A new study by Benjamin Black and others in Geophysical Research Letters tries to do just this using partitioning—the way different elements will move into a crystal or stay in magma.
Black, a volcanologist at Rutgers University, doesn’t usually work on Martian rocks. “I remember when I started thinking about this project,” said Black, “I was really thinking hard about how to understand gas for enormous flood basalt eruptions [on Earth].” His colleagues started talking about understanding water in Martian magma and realized that Black had a “whole set of tools” that could be applied to Mars. He also knew that there was a large set of gamma ray spectroscopy (GRS) data for the Martian surface from NASA’s Mars Odyssey orbiter.
Although the GRS data set doesn’t include information about water, it does include information on elements that behave like water. Black and his colleagues identified one of them, thorium, as a proxy. This heavy radioactive element behaves much like water in basalt magma because it doesn’t tend to like to go into minerals that crystallize out of basalt. As a result, both thorium and water are liberated early in the process of melting mantle rocks.
This new method using thorium allows for a truly global estimate for water in Martian magma—and how much water it could have fed to the surface.

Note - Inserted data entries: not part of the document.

struct ProgParams {
  int n_layers;
  int SA, SB, a_stage_bytes, b_stage_bytes;
  unsigned int* counter;
  unsigned int base;
  unsigned long long* ts;
  int kind[PROG_MAX_LAYERS];
  PPDcnArgs dcn[PROG_MAX_LAYERS];
  HaloParams layer[PROG_MAX_LAYERS];
};
// ... 207 lines not shown

int halo_num_sms(int* out) {
  static int num_sms = 0;
  if (num_sms == 0) {
    int dev = 0;
    PP_CUDA_CHECK(cudaGetDevice(&dev));
    PP_CUDA_CHECK(cudaDeviceGetAttribute(&num_sms, cudaDevAttrMultiProcessorCount, dev));
    PP_CUDA_CHECK(cudaFuncSetAttribute(conv_halo_kernel<false>, cudaFuncAttributeMaxDynamicSharedMemorySize, 224 * 1024));
    PP_CUDA_CHECK(cudaFuncSetAttribute(conv_halo_kernel<true>, cudaFuncAttributeMaxDynamicSharedMemorySize, 224 * 1024));
    PP_CUDA_CHECK(cudaFuncSetAttribute(conv_prog_kernel, cudaFuncAttributeMaxDynamicSharedMemorySize, 224 * 1024));
  }
  *out = num_sms;
  return PP_OK;
}

int halo_configure(const PPConvParams& pin, HaloParams& h, bool one_wave) {
  h.c = pin;
  PPConvParams& p = h.c;
  int num_sms = 0;
  PP_TRY(halo_num_sms(&num_sms));
  const bool flat = p.kh * p.kw == 1;
  const int n_tiles0 = pp_ceil_div(p.Cout_g_pad, 128);
  int bn = pp_ceil_div(pp_ceil_div(p.Cout_g_pad, n_tiles0), 16) * 16;
  const int tiles_y = flat ? 1 : pp_ceil_div(p.OH, 16);
  auto tiles_x = [&](int mt) { return flat ? (int)pp_ceil_div64(p.M_total, 128 * mt) : pp_ceil_div(p.OW, 8 * mt); };
  const int n_img = flat ? 1 : p.N;
  auto count = [&](int mt, int bn_) {
    return (long long)pp_ceil_div(p.Cout_g_pad, bn_) * tiles_x(mt) * tiles_y * n_img * p.groups;
  };
  int mt = 2;
  if (p.ups2x || count(2, bn) < num_sms) mt = 1;
  while (count(mt, bn) < num_sms && bn >= 64 && bn % 32 == 0) bn /= 2;
  if (one_wave && !p.ups2x) {
    mt = 1;
    static int min_bn = -1;
    if (min_bn < 0) { const char* e = getenv("PP_PROG_MIN_BN"); min_bn = e != nullptr ? atoi(e) : 16; }
    for (int nt = 8; nt >= 1; --nt) {
      const int b = pp_ceil_div(pp_ceil_div(p.Cout_g_pad, nt), 16) * 16;
      if (b > 128 || b < 16 || (b < min_bn && nt > 1)) continue;
      if (count(1, b) <= num_sms) { mt = 1; bn = b; break; }
    }
  }
  p.BN = bn;
  h.MT = mt;
  h.flat = flat ? 1 : 0;
  h.n_img = n_img;
  h.BW = flat ? 128 * mt : 8 * mt + (p.kw - 1) * p.dw;
  h.BH = flat ? 1 : 16 + (p.kh - 1) * p.dh;
  h.sub_bytes = flat ? 128 * 128 : 8 * 128;
  h.tiles_x = tiles_x(mt);
  h.tiles_y = tiles_y;
  h.n_tiles = pp_ceil_div(p.Cout_g_pad, bn);
  h.chunks = pp_ceil_div(p.Cin, 64);
  h.a_stage_bytes = pp_ceil_div(h.BW * h.BH * 128, 1024) * 1024;
  {
    static int max_tps = -1;
    if (max_tps < 0) { const char* e = getenv("PP_HALO_TPS"); max_tps = e != nullptr ? atoi(e) : 9; }
    int tps = halo_max_tps(bn);
    if (tps > p.kh * p.kw) tps = p.kh * p.kw;
    if (tps > max_tps) tps = max_tps;
    if (tps < 1 || p.ups2x) tps = 1;
    h.tps = tps;
  }
  h.b_stage_bytes = h.tps * bn * 128;
  h.ups = p.ups2x ? 1 : 0;
  h.LH = p.H / 2; h.LW = p.W / 2;
  h.LBW = (h.BW - 1) / 2 + 3; h.LBH = (h.BH - 1) / 2 + 3;
  h.l_stage_bytes = h.ups ? pp_ceil_div(h.LBW * h.LBH * 128, 1024) * 1024 : 0;
  h.tstore = 0;
  h.out_stage_bytes = 0;
  {
    static int ts_on = -1;
    if (ts_on < 0) { const char* e = getenv("PP_TMA_STORE"); ts_on = (e == nullptr || atoi(e) != 0) ? 1 : 0; }
// ... 68 lines not shown

inline long long halo_total_tiles(const HaloParams& h) {
  return (long long)h.n_tiles * h.tiles_x * h.tiles_y * h.n_img * h.c.groups;
}

}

Martian Magmas and Mighty Eruptions
What researchers found was that over the past 3.7 billion years, Martian lavas have released enough water to cover Mars with up to 40 meters of the liquid. The thorium data suggest that Martian lavas were more heterogeneous when it comes to water earlier in the planet’s history and have become more water rich across the past 2 billion years (what is known as the Amazonian period on Mars), in which volcanism has been focused at giant volcanoes such as Olympus Mons.
Masaki Ogawa, an associate professor of planetary physics at the University of Tokyo at Komaba, said that these findings agree with his own numerical models of Martian planetary dynamics. Ogawa was not part of this study.
The water content of magma is also a strong indicator of how explosive an eruption could be: more water, more explosivity. It turns out that Martian magma doesn’t appear to have enough water (100–3,000 parts per million) to explain the highly explosive nature of volcanic deposits seen on the Red Planet.
Black and his colleagues think that water on the Martian surface might have helped drive explosive volcanism, much like mixing of magma and ocean water on Earth adds power to events like the January 2022 eruption at Hunga Tonga-Hunga Haʻapai.
The new research yields “significant implications regarding the eruption style and the evolution of composition, mineralogy, and physical properties of primary magmas on Mars.”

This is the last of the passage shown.